// ... 538 lines not shown
		QK_HOST_HIP(hipMemsetAsync(d_count_, 0, sizeof(int64_t), nullptr));
		HydroSystem<problem_t>::ComputeRhsFromFluxes(rhs_, fl, geom[0].CellSizeArray(), ncompHydro_);
		HydroSystem<problem_t>::AddInternalEnergyPdV(rhs_, stateOld, geom[0].CellSizeArray(), vl, redoFlag_);
		HydroSystem<problem_t>::PredictStep(stateOld, stateNew, rhs_, dt, ncompHydro_, redoFlag_, d_count_);
		return readCount();
	}

	void fillFlagGhosts()
	{
		for (size_t k = 0; k < flagPeers_.peer.size(); ++k) {
			qkhost::check(qk_FillBoundary_pack_int(flagPlan_, nullptr, static_cast<int>(k), qkhost::itab(redoFlag_), static_cast<int *>(flagPeers_.send[k])),
				      "redoFlag pack");
		}
		qkhost::Comm::get().exchangeBegin(flagPeers_.peer, flagPeers_.send, flagPeers_.nsend, flagPeers_.recv, flagPeers_.nrecv, sizeof(int), nullptr);
		qkhost::check(qk_FillBoundary_local_int(flagPlan_, nullptr, qkhost::itab(redoFlag_)), "redoFlag.FillBoundary");
		qkhost::Comm::get().exchangeEnd(nullptr);
		for (size_t k = 0; k < flagPeers_.peer.size(); ++k) {
			qkhost::check(qk_FillBoundary_unpack_int(flagPlan_, nullptr, static_cast<int>(k), qkhost::itab(redoFlag_), static_cast<const int *>(flagPeers_.recv[k])),
				      "redoFlag unpack");
		}
	}

	bool unfusedRan_ = false;
	auto stageUnfused(int stageNo, amrex::MultiFab const &U_in, amrex::MultiFab const &U_old, amrex::MultiFab &U_out, double dt) -> bool
	{
		unfusedRan_ = true;
		auto *lev = qkhost::Runtime::get().lev;
		computeHydroFluxes(U_in);
		auto *fl = &flux_;
		auto *vl = &vel_;
		if (stageNo == 1) {
			for (int d = 0; d < AMREX_SPACEDIM; ++d) {
				amrex::MultiFab::Copy(halfFlux_[d], flux_[d]);
				amrex::MultiFab::Copy(halfVel_[d], vel_[d]);
			}
		} else {
			for (int d = 0; d < AMREX_SPACEDIM; ++d) {
				rk2flux_[d].setVal(0);
				rk2vel_[d].setVal(0);
				qkhost::check(qk_Saxpy(lev, nullptr, d, qkhost::tab(rk2flux_[d]), 0.5, qkhost::tab(halfFlux_[d]), ncompHydro_), "Saxpy");
				qkhost::check(qk_Saxpy(lev, nullptr, d, qkhost::tab(rk2vel_[d]), 0.5, qkhost::tab(halfVel_[d]), 1), "Saxpy");
				qkhost::check(qk_Saxpy(lev, nullptr, d, qkhost::tab(rk2flux_[d]), 0.5, qkhost::tab(flux_[d]), ncompHydro_), "Saxpy");
				qkhost::check(qk_Saxpy(lev, nullptr, d, qkhost::tab(rk2vel_[d]), 0.5, qkhost::tab(vel_[d]), 1), "Saxpy");
			}
			fl = &rk2flux_;
			vl = &rk2vel_;
		}
		redoFlag_.setVal(0);
		int64_t nbad = rhsPdvPredict(*fl, *vl, U_old, U_out, dt);
		if (nbad > 0) {
			++fofcStages_;
			computeFOHydroFluxes(U_old);
			fillFlagGhosts();
			for (int d = 0; d < AMREX_SPACEDIM; ++d) {
				qkhost::check(qk_replaceFluxes(lev, nullptr, d, qkhost::tab((*fl)[d]), qkhost::tab(FOflux_[d]), qkhost::itab(redoFlag_), ncompHydro_),
					      "replaceFluxes");
				qkhost::check(qk_replaceFluxes(lev, nullptr, d, qkhost::tab((*vl)[d]), qkhost::tab(FOvel_[d]), qkhost::itab(redoFlag_), 1), "replaceFluxes");
			}
			nbad = rhsPdvPredict(*fl, *vl, U_old, U_out, dt);
			if (stageNo == 1 && integratorOrder_ == 1) {
				for (int d = 0; d < AMREX_SPACEDIM; ++d) {
					amrex::MultiFab::Copy(halfFlux_[d], flux_[d]);
				}
			}
			if (nbad > 0 && abortOnFofcFailure_ != 0) {
				return false;
			}
		}
		HydroSystem<problem_t>::EnforceLimits(densityFloor_, tempFloor_, U_out);
		if (useDualEnergy_ == 1) {
			HydroSystem<problem_t>::SyncDualEnergy(U_out, d_error_);
		}
		return true;
	}

	[[nodiscard]] static constexpr auto fusedEligible() -> bool
	{
		return HydroSystem<problem_t>::nscalars_ <= 3 && Physics_Traits<problem_t>::numMassScalars == 0;
	}
	[[nodiscard]] auto isFinalStage(int stageNo) const -> bool { return (stageNo == 2) || (integratorOrder_ == 1); }
	[[nodiscard]] auto carryActive() const -> bool { return AMREX_SPACEDIM == 3 && rk2CarryRhs_ != 0 && integratorOrder_ == 2 && !storeFluxRk2_ && !forceExactForm_; }
	bool forceExactForm_ = false;

	struct OverlapGroup {
		std::vector<int> idx;
		qk_level *lev = nullptr;
		std::map<const void *, void *> tables;
	};
	OverlapGroup groups_[2];
	OverlapGroup specNear_, specFar_;
	std::vector<OverlapGroup> specFarParts_;
	hipStream_t farStream_ = nullptr;
	hipEvent_t evInterReady_ = nullptr, evFarDone_ = nullptr;
	void *farScratch_ = nullptr;
	int64_t farScratchBytes_ = 0;
	double *d_fixFar_ = nullptr;
	bool fixFarPending_ = false;
	static void releaseGroup(OverlapGroup &G)
	{
		for (auto &kv : G.tables) {
			(void)hipFree(kv.second);
		}
		G.tables.clear();
		if (G.lev != nullptr) {
			qk_level_destroy(G.lev);
			G.lev = nullptr;
		}
		G.idx.clear();
	}
	int overlapState_ = 0;
	amrex::Long minOverlapCells_ = 8L * 128 * 128 * 128;

	auto overlapActive() -> bool
	{
		if (overlapState_ == 0) {
			overlapState_ = 2;
			amrex::ParmParse pq("qk");
			pq.query("min_overlap_cells", minOverlapCells_);
			if (!this->beforePhysBC_ && fusedEligible()) {
				amrex::Long cells[2] = {0, 0};
				for (int b = 0; b < static_cast<int>(grids_.size()); ++b) {
					int const g = (qk_ghost_plan_box_is_remote(this->plan_, b) == 1) ? 1 : 0;
					groups_[g].idx.push_back(b);
					cells[g] += grids_[b].numPts();
				}
				if (!groups_[0].idx.empty() && !groups_[1].idx.empty() && std::min(cells[0], cells[1]) >= minOverlapCells_) {
					for (auto &g : groups_) {
						std::vector<qk_box> qb;
						for (int b : g.idx) {
							qb.push_back({{grids_[b].lo[0], grids_[b].lo[1], grids_[b].lo[2]}, {grids_[b].hi[0], grids_[b].hi[1], grids_[b].hi[2]}});
						}
						qkhost::check(qk_level_create(qkhost::Runtime::get().ctx, &g.lev, AMREX_SPACEDIM, static_cast<int>(qb.size()), qb.data()), "qk_level_create");
					}
					overlapState_ = 1;
					std::cout << "rank " << qkhost::Comm::get().rank << ": overlapped ghost fill: " << groups_[0].idx.size() << " early / " << groups_[1].idx.size()
						  << " late boxes\n";
				}
			}
		}
		return overlapState_ == 1;
	}
	template <typename D> auto groupTable(int g, D *full) -> D * { return groupTableOf(groups_[g], full); }
	template <typename D> static auto groupTableOf(OverlapGroup &G, D *full) -> D *
	{
		if (full == nullptr) {
			return nullptr;
		}
		auto &m = G.tables;
		auto it = m.find(full);
		if (it == m.end()) {
			void *p = nullptr;
			QK_HOST_HIP(hipMalloc(&p, sizeof(D) * G.idx.size()));
			for (size_t n = 0; n < G.idx.size(); ++n) {
				QK_HOST_HIP(hipMemcpy(static_cast<D *>(p) + n, full + G.idx[n], sizeof(D), hipMemcpyDeviceToDevice));
			}
			it = m.emplace(full, p).first;
		}
		return static_cast<D *>(it->second);
	}

	void fusedBegin(int stageNo, bool bothSlots = false)
	{
		hipStream_t const cs = qkhost::Runtime::get().computeStream();
		(void)stageNo;
		QK_HOST_HIP(hipMemsetAsync(d_words_, 0, 3 * sizeof(int64_t), cs));
		if (bothSlots) {
			QK_HOST_HIP(hipMemsetAsync(d_words_ + 4, 0, 3 * sizeof(int64_t), cs));
		}
	}
	void readWords(StageWords w[2])
	{
		int64_t h[8];
		QK_HOST_HIP(hipMemcpy(h, d_words_, sizeof(h), hipMemcpyDeviceToHost));
		double v[8];
		for (int sl = 0; sl < 2; ++sl) {
			std::memcpy(&v[4 * sl], &h[4 * sl], 2 * sizeof(double));
			v[4 * sl + 2] = static_cast<double>(h[4 * sl + 2]);
			v[4 * sl + 3] = static_cast<double>(h[4 * sl + 3] & 0xFFFFFFFFLL);
		}
		if (qkhost::Comm::get().size > 1) {
			qkhost::Comm::get().allReduce(v, 8, qkhost::Comm::Op::max);
		}
		for (int sl = 0; sl < 2; ++sl) {
			w[sl].sig[0] = v[4 * sl];
			w[sl].sig[1] = v[4 * sl + 1];
			w[sl].count = static_cast<int64_t>(v[4 * sl + 2]);
			w[sl].err = static_cast<int64_t>(v[4 * sl + 3]);
		}
	}
	void fusedLaunch(int stageNo, amrex::MultiFab const &U_in, amrex::MultiFab const &U_old, amrex::MultiFab &U_out, double dt, int group = -1, bool fofc = false,
			 int slot = 0, OverlapGroup *grp = nullptr, void *scratch = nullptr, int64_t scratchBytes = 0, hipStream_t stream = nullptr)
	{
		auto t = qkhost::traits<problem_t>();
		if (grp == nullptr && group >= 0) {
			grp = &groups_[group];
		}
		auto sel = [&](qk_array4 *full) { return grp == nullptr ? full : groupTableOf(*grp, full); };
		qk_hydro_stage_args a{};
		a.U_in = sel(qkhost::tab(U_in));
		a.U_old = sel(qkhost::tab(U_old));
		a.U_out = sel(qkhost::tab(U_out));
		for (int d = 0; d < 3; ++d) {
			a.halfFlux[d] = (d < AMREX_SPACEDIM) ? sel(qkhost::tab(halfFlux_[d])) : nullptr;
			a.halfVel[d] = (d < AMREX_SPACEDIM) ? sel(qkhost::tab(halfVel_[d])) : nullptr;
			a.dx[d] = (d < AMREX_SPACEDIM) ? geom[0].dx[d] : 1.0;
		}
		a.redoFlag = grp == nullptr ? qkhost::itab(redoFlag_) : groupTableOf(*grp, qkhost::itab(redoFlag_));
		a.d_redo_count = d_words_ + 4 * slot + 2;
		a.d_error_flag = reinterpret_cast<int *>(d_words_ + 4 * slot + 3);
		if (isFinalStage(stageNo)) {
			a.d_max_signal = reinterpret_cast<double *>(d_words_ + 4 * slot);
		}
		a.scratch = (scratch != nullptr) ? scratch : scratch_;
		a.scratch_bytes = (scratch != nullptr) ? scratchBytes : scratchBytes_;
		a.dt = dt;
		a.stage = stageNo;
		a.reconstruction_order = reconstructionOrder_;
		a.densityFloor = densityFloor_;
		a.tempFloor = tempFloor_;
		a.use_dual_energy = useDualEnergy_;
		a.K_visc = artificialViscosityK_;
		bool const masked = carryActive() && fluxMask_.size() > 0;
		a.store_flux_rk2 = (!carryActive() && needsFluxRk2()) ? 1 : 0;
		for (int d = 0; d < 3; ++d) {
			a.fluxRk2[d] = ((a.store_flux_rk2 != 0 || masked) && d < AMREX_SPACEDIM) ? sel(qkhost::tab(rk2flux_[d])) : nullptr;
		}
		if (masked) {
			auto *full = reinterpret_cast<qk_carray4 *>(fluxMask_.arrays());
			a.flux_mask = grp == nullptr ? full : groupTableOf(*grp, full);
		}
		if (carryActive()) {
			if (rhs1_.size() == 0) {
				rhs1_.define(grids_, ncompHydro_ + 1, 0);
			}
			a.rk2_carry_rhs = 1;
			a.rhs1 = sel(qkhost::tab(rhs1_));
		}
		a.fofc_pass = fofc ? 1 : 0;
		if (primNow_ && !fofc) {
			a.prim_out = (stageNo == 1) ? 1 : 0;
			a.prim_in = (stageNo == 2) ? 1 : 0;
		}
		qkhost::check(qk_hydro_stage_fused(grp == nullptr ? qkhost::Runtime::get().lev : grp->lev, stream != nullptr ? stream : qkhost::Runtime::get().computeStream(), &t, &a),
			      "qk_hydro_stage_fused");
	}
	auto fusedEnd(int stageNo, StageWords const *given = nullptr) -> int64_t
	{
		StageWords w[2];
		if (given == nullptr) {
			readWords(w);
			given = &w[0];
		}
		if (given->err != 0) {
			amrex::Abort("density is negative in SyncDualEnergy! abort!!");
		}
		int64_t const nbad = given->count;
		if (nbad == 0) {
			stage1LeftF1_ = (stageNo == 1) ? !carryActive() : stage1LeftF1_;
			if (isFinalStage(stageNo)) {
				signal_[0] = given->sig[0];
				signal_[1] = given->sig[1];
				haveSignal_ = true;
			}
		}
		return nbad;
	}
	auto redoStageUnfused(int stageNo, amrex::MultiFab const &U_in, amrex::MultiFab const &U_old, amrex::MultiFab &U_out, double dt) -> bool
	{
		if (stageNo == 2 && !stage1LeftF1_) {
			computeHydroFluxes(U_old);
			for (int d = 0; d < AMREX_SPACEDIM; ++d) {
				amrex::MultiFab::Copy(halfFlux_[d], flux_[d]);
				amrex::MultiFab::Copy(halfVel_[d], vel_[d]);
			}
		}
		if (stageNo == 1) {
			stage1LeftF1_ = true;
		}
		return stageUnfused(stageNo, U_in, U_old, U_out, dt);
	}

	auto correctStage(int stageNo, amrex::MultiFab const &U_in, amrex::MultiFab const &U_old, amrex::MultiFab &U_out, double dt) -> bool
	{
		if (stageNo == 1) {
			stage1LeftF1_ = !carryActive();
		}
		bool const applies = fusedFofc_ != 0 && artificialViscosityK_ == 0.0 && !(integratorOrder_ == 1 && storeFluxRk2_);
		if (!applies) {
			return redoStageUnfused(stageNo, U_in, U_old, U_out, dt);
		}
		if (carryActive() && stageNo == 2) {
			++fofcStages_;
			forceExactForm_ = true;
			fusedBegin(1);
			fusedLaunch(1, U_old, U_old, U_out, dt);
			stage1LeftF1_ = true;
			fusedBegin(2);
			fusedLaunch(2, U_in, U_old, U_out, dt);
			int64_t nbad = fusedEnd(2);
			if (nbad > 0) {
				fillFlagGhosts();
				fusedBegin(2);
				fusedLaunch(2, U_in, U_old, U_out, dt, -1, true);
				nbad = fusedEnd(2);
			}
			forceExactForm_ = false;
			return !(nbad > 0 && abortOnFofcFailure_ != 0);
		}
		++fofcStages_;
		fillFlagGhosts();
		fusedBegin(stageNo);
		fusedLaunch(stageNo, U_in, U_old, U_out, dt, -1, true);
		return !(fusedEnd(stageNo) > 0 && abortOnFofcFailure_ != 0);
	}

	auto stage(int stageNo, amrex::MultiFab const &U_in, amrex::MultiFab const &U_old, amrex::MultiFab &U_out, double dt) -> bool
	{
		if constexpr (fusedEligible()) {
			fusedBegin(stageNo);
			fusedLaunch(stageNo, U_in, U_old, U_out, dt);
			if (fusedEnd(stageNo) == 0) {
				return true;
			}
			return correctStage(stageNo, U_in, U_old, U_out, dt);
		}
		return redoStageUnfused(stageNo, U_in, U_old, U_out, dt);
	}

	auto fillAndStage(int stageNo, amrex::MultiFab &U_in, amrex::MultiFab const &U_old, amrex::MultiFab &U_out, double dt) -> bool
	{
		if constexpr (fusedEligible()) {
			if (overlapActive()) {
				fusedBegin(stageNo);
				launchStage(stageNo, U_in, U_old, U_out, dt, 0);
				if (fusedEnd(stageNo) == 0) {
					return true;
				}
				return correctStage(stageNo, U_in, U_old, U_out, dt);
			}
		}
		this->fillBoundaryConditions(U_in);
		return stage(stageNo, U_in, U_old, U_out, dt);
	}
	void launchStage(int stageNo, amrex::MultiFab &U_in, amrex::MultiFab const &U_old, amrex::MultiFab &U_out, double dt, int slot)
	{
		if (overlapActive()) {
			this->fillBoundaryConditions(U_in, [&]() { fusedLaunch(stageNo, U_in, U_old, U_out, dt, 0, false, slot); });
			fusedLaunch(stageNo, U_in, U_old, U_out, dt, 1, false, slot);
			return;
		}
		this->fillBoundaryConditions(U_in);
		fusedLaunch(stageNo, U_in, U_old, U_out, dt, -1, false, slot);
	}
	auto stagePairSpeculative(amrex::MultiFab &U_old, double time, double dt) -> int
	{
		if (primBackoff_ > 0) {
			--primBackoff_;
		} else if (primHandoffApplies()) {
			primNow_ = true;
			fusedBegin(1, true);
			fillTime_ = time;
			launchStage(1, U_old, U_old, state_inter_cc_, dt, 0);
			fillTime_ = time + dt;
			launchStage(2, state_inter_cc_, U_old, state_new_cc_[0], dt, 1);
			primNow_ = false;
			StageWords w[2];
			readWords(w);
			if (w[0].count == 0 && w[1].count == 0) {
				fusedEnd(1, &w[0]);
				fusedEnd(2, &w[1]);
				primBackoffLen_ = 0;
				return 1;
			}
			++primHandoffDropped_;
			primBackoffLen_ = std::min(64, std::max(4, 2 * primBackoffLen_));
			primBackoff_ = primBackoffLen_;
			invalidateSignal();
		}
		fusedBegin(1, true);
		fillTime_ = time;
		launchStage(1, U_old, U_old, state_inter_cc_, dt, 0);
		fillTime_ = time + dt;
		launchStage(2, state_inter_cc_, U_old, state_new_cc_[0], dt, 1);
		StageWords w[2];
		readWords(w);
		if (fusedEnd(1, &w[0]) != 0) {
			return -1;
		}
		if (fusedEnd(2, &w[1]) == 0) {
			return 1;
		}
		return correctStage(2, state_inter_cc_, U_old, state_new_cc_[0], dt) ? 1 : 0;
	}
	[[nodiscard]] auto primHandoffApplies() -> bool
	{
		if (primHandoffChecked_) {
			return primHandoffOk_;
		}
		if (this->customBcIsDefault_ < 0) {
			return false;
		}
		primHandoffChecked_ = true;
		int on = 1;
		amrex::ParmParse("qk").query("prim_handoff", on);
		auto const t = qkhost::traits<problem_t>();
		bool ok = on != 0 && this->customBcIsDefault_ == 1 && this->amrLevel_ == 0 && !is_radiation_enabled_ && t.reconstruct_eint == 0 &&
			  t.eos_temperature_model == 0 && !(t.cs_isothermal == t.cs_isothermal) && t.gamma != 1.0 &&
			  Physics_Indices<problem_t>::nvarTotal_cc == ncompHydro_;
		for (auto const &bc : this->BCs_cc_) {
			for (int d = 0; d < AMREX_SPACEDIM; ++d) {
				ok = ok && bc.lo(d) != amrex::BCType::ext_dir && bc.hi(d) != amrex::BCType::ext_dir && bc.lo(d) != amrex::BCType::hoextrap &&
				     bc.hi(d) != amrex::BCType::hoextrap;
			}
		}
		primHandoffOk_ = ok;
		return ok;
	}
	bool primHandoffChecked_ = false, primHandoffOk_ = false, primNow_ = false;
	long primHandoffDropped_ = 0;
	int primBackoff_ = 0, primBackoffLen_ = 0;
	int rk2CarryRhs_ = 0;
	int fusedFofc_ = 1;
	bool stage1LeftF1_ = true;
	amrex::MultiFab rhs1_;
};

→ **Your instructions**: Say how many lines in this material hold "redoStageUnfused", and say nothing else.

→ **Answer space**: 3